# Ideal dog for a motorhome



## rocky1968 (Nov 10, 2011)

Hi guys some of you are aware that we lost out 12yr old rottie last Monday.me and Barbara think we still want a dog but a small one, so my question is wats the ideal dog for a motorhome. Cheers guys


----------



## Remus (Feb 10, 2011)

A rescue dog.


----------



## tugboat (Sep 14, 2013)

see here! 
http://www.motorhomefacts.com/ftoptitle-168330-tugboats-new-crew.html

I was really sorry to read of your sad news the other day. I hope you find another good companion in due course.


----------



## peaky (Jul 15, 2009)

Yorkshire terrier, small full of character and doe snt shed hair !!


----------



## leseduts (Jun 3, 2008)

So sorry to here of the loss of your dog. 

You need a little dog that thinks it's a big dog.

A Norfolk Terrier is a brave little soul, and will keep your motorhome clear of rats both 2 and 4 legged!!!!!


----------



## Kaytutt (Feb 5, 2013)

We've got a smooth coated Patterdale terrier, a small dog but she thinks she is huge, fearless!

Very energetic outdoors and will happily walk for miles but once inside placid and calm, they do like company though and we've found we are not able to leave hours alone in the van for very long, especially not since she's learnt that standing with her two front paws on the horn brings us scurrying back pronto :roll:


----------



## aldra (Jul 2, 2009)

If you go to a rescue centre, which ever one you fall in love with

And there will be one

Aldra


----------



## rayrecrok (Nov 21, 2008)

peaky said:


> Yorkshire terrier, small full of character and doe snt shed hair !!


Hey up.

And they play football :wink: ...

ray.


----------



## Jimblob44 (Oct 26, 2013)

peaky said:


> Yorkshire terrier, small full of character and doe snt shed hair !!


I concur, yorkies are small, travel well and have huge personalities.

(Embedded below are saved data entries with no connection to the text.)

#pragma unroll 1
  for (int half = 0; half < 2; ++half) {
    for (int i = tid; i < NPOOL * 10; i += 256) {
      const int pos = i / 10, v = i - pos * 10;
      const int qy = qy0 + pos / PT, qx = qx0 + pos % PT;
      const bool ok = (unsigned)qy < (unsigned)oh2 && (unsigned)qx < (unsigned)ow2;
      const size_t base = ((size_t)img * oh2 + qy) * ow2 + qx;
      if (v < 8) {
        const int pl = v >> 2, c = v & 3;
        uint4 val = make_uint4(0, 0, 0, 0);
        if (ok) val = (pl ? dpool_l : dpool_h)[base * 8 + half * 4 + c];
        sDp[(pl * 4 + c) * NPOOL + pos] = val;
      } else {
        uint4 val = make_uint4(0x0F0F0F0Fu, 0x0F0F0F0Fu, 0x0F0F0F0Fu, 0x0F0F0F0Fu);
        if (ok) val = arg[base * 4 + half * 2 + (v - 8)];
        sArg[(2 * (v - 8)) * NPOOL + pos] = make_uint2(val.x, val.y);
        sArg[(2 * (v - 8) + 1) * NPOOL + pos] = make_uint2(val.z, val.w);
      }
    }
    __syncthreads();
    pool_bwd_class_pair<0, 0>(sDz1, sDp, sArg, tid, a0, b0, qy0, qx0, oh, ow);
    pool_bwd_class_pair<0, 1>(sDz1, sDp, sArg, tid, a0, b0, qy0, qx0, oh, ow);
    pool_bwd_class_pair<1, 0>(sDz1, sDp, sArg, tid, a0, b0, qy0, qx0, oh, ow);
    pool_bwd_class_pair<1, 1>(sDz1, sDp, sArg, tid, a0, b0, qy0, qx0, oh, ow);
    __syncthreads();
#pragma unroll
    for (int dpi = 0; dpi < 4; ++dpi) {
      uint4 bh[4], bl[4];
#pragma unroll
      for (int t = 0; t < 4; ++t) {
        bh[t] = wrow_h[(dpi * 4 + t) * 8 + half * 4];
        bl[t] = wrow_l[(dpi * 4 + t) * 8 + half * 4];
      }
#pragma unroll
      for (int dqi = 0; dqi < 4; ++dqi) {
        const bf16x8 wh = __builtin_bit_cast(bf16x8, bh[dqi]), wl = __builtin_bit_cast(bf16x8, bl[dqi]);
#pragma unroll
        for (int m = 0; m < 4; ++m) {
          const int pos = (wave * 4 + m + dpi) * HT + fr + dqi;
          const bf16x8 ah = __builtin_bit_cast(bf16x8, sDz1[fg * NPOS_PAD + pos]);
          const bf16x8 al = __builtin_bit_cast(bf16x8, sDz1[(4 + fg) * NPOS_PAD + pos]);
          acc[m] = __builtin_amdgcn_mfma_f32_16x16x32_bf16(al, wh, acc[m], 0, 0, 0);
          acc[m] = __builtin_amdgcn_mfma_f32_16x16x32_bf16(ah, wl, acc[m], 0, 0, 0);
          acc[m] = __builtin_amdgcn_mfma_f32_16x16x32_bf16(ah, wh, acc[m], 0, 0, 0);
        }
      }
    }
  }

  if (fr < 12) {
    const int pq = fr / 3, c = fr - pq * 3;
    const int py = pq >> 1, px = pq & 1;
#pragma unroll
    for (int m = 0; m < 4; ++m)
#pragma unroll
      for (int j = 0; j < 4; ++j)
        sOut[(c * OT + 2 * (wave * 4 + m) + py) * OLD + 2 * (fg * 4 + j) + px] = acc[m][j];
  }
  __syncthreads();
  const size_t plane = (size_t)h * w;
  for (int i = tid; i < 3 * OT * (OT / 4); i += 256) {
    const int x4 = i & 7, row = i >> 3;
    const int c = row / OT, y = row - c * OT;
    const int gy = 2 * a0 + y, gx = 2 * b0 + x4 * 4;
    if (gy < h && gx < w) {
      const float s = istd.v[c];
      const float* r = sOut + (c * OT + y) * OLD + x4 * 4;
      *reinterpret_cast<float4*>(grad + ((size_t)img * 3 + c) * plane + (size_t)gy * w + gx) =
          make_float4(r[0] * s, r[1] * s, r[2] * s, r[3] * s);
    }
  }
}
}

I used to be a big dog guy but since Hamish came into our lives I wouldn't part with him now.


----------



## 4maddogs (May 4, 2010)

A dog that suits your lifestyle. They all have different characteristics and you are well used to a lovely big guarding type dog.

For me it is gundogs, for others terriers, but whatever I hope you find a companion to help heal your loss. One of my spaniels loves to go away in the MH.

Mine are all rescues, there are lots of breed specific rescues as well as heinz dogs (nothing wrong with a heinz!)


----------



## Jeannette (Aug 7, 2012)

Yorkies. We are on our second and she is brilliant. 

Steve


----------



## DonMacleod (Oct 2, 2013)

We have a "Westiepoo" (West Highland terrier and Poodle cross). Intelligent, super friendly and no hair molting - perfect motorhome companion..!

Best of luck,

Don


----------



## Spacerunner (Mar 18, 2006)

Go for a cross breed, mongrel, Heinz57. They are usually much healthier and free from physical defects. The Kennel Club has ruined most pedigree breeds.
Its not the size of a dog that matters but how much room it takes up. So a slimmer mutt can curl up smaller than, for instance, a cross Labrador.
Whatever you choose I'm sure its going to bring you lots of pleasure and good companionship.


----------



## TheNomad (Aug 12, 2013)

Plus 1 for crossbreed mongrel. From a rescue centre.


----------



## Zebedee (Oct 3, 2007)

What about this one?

.


----------



## middman (Dec 31, 2012)

Sorry to hear of the loss of your dog, I know what a sad time it is. Your choice for the next dog will be purely personal, do you like long walks, to go out for a few hours leaving your dog in the van, have it outside on your pitch?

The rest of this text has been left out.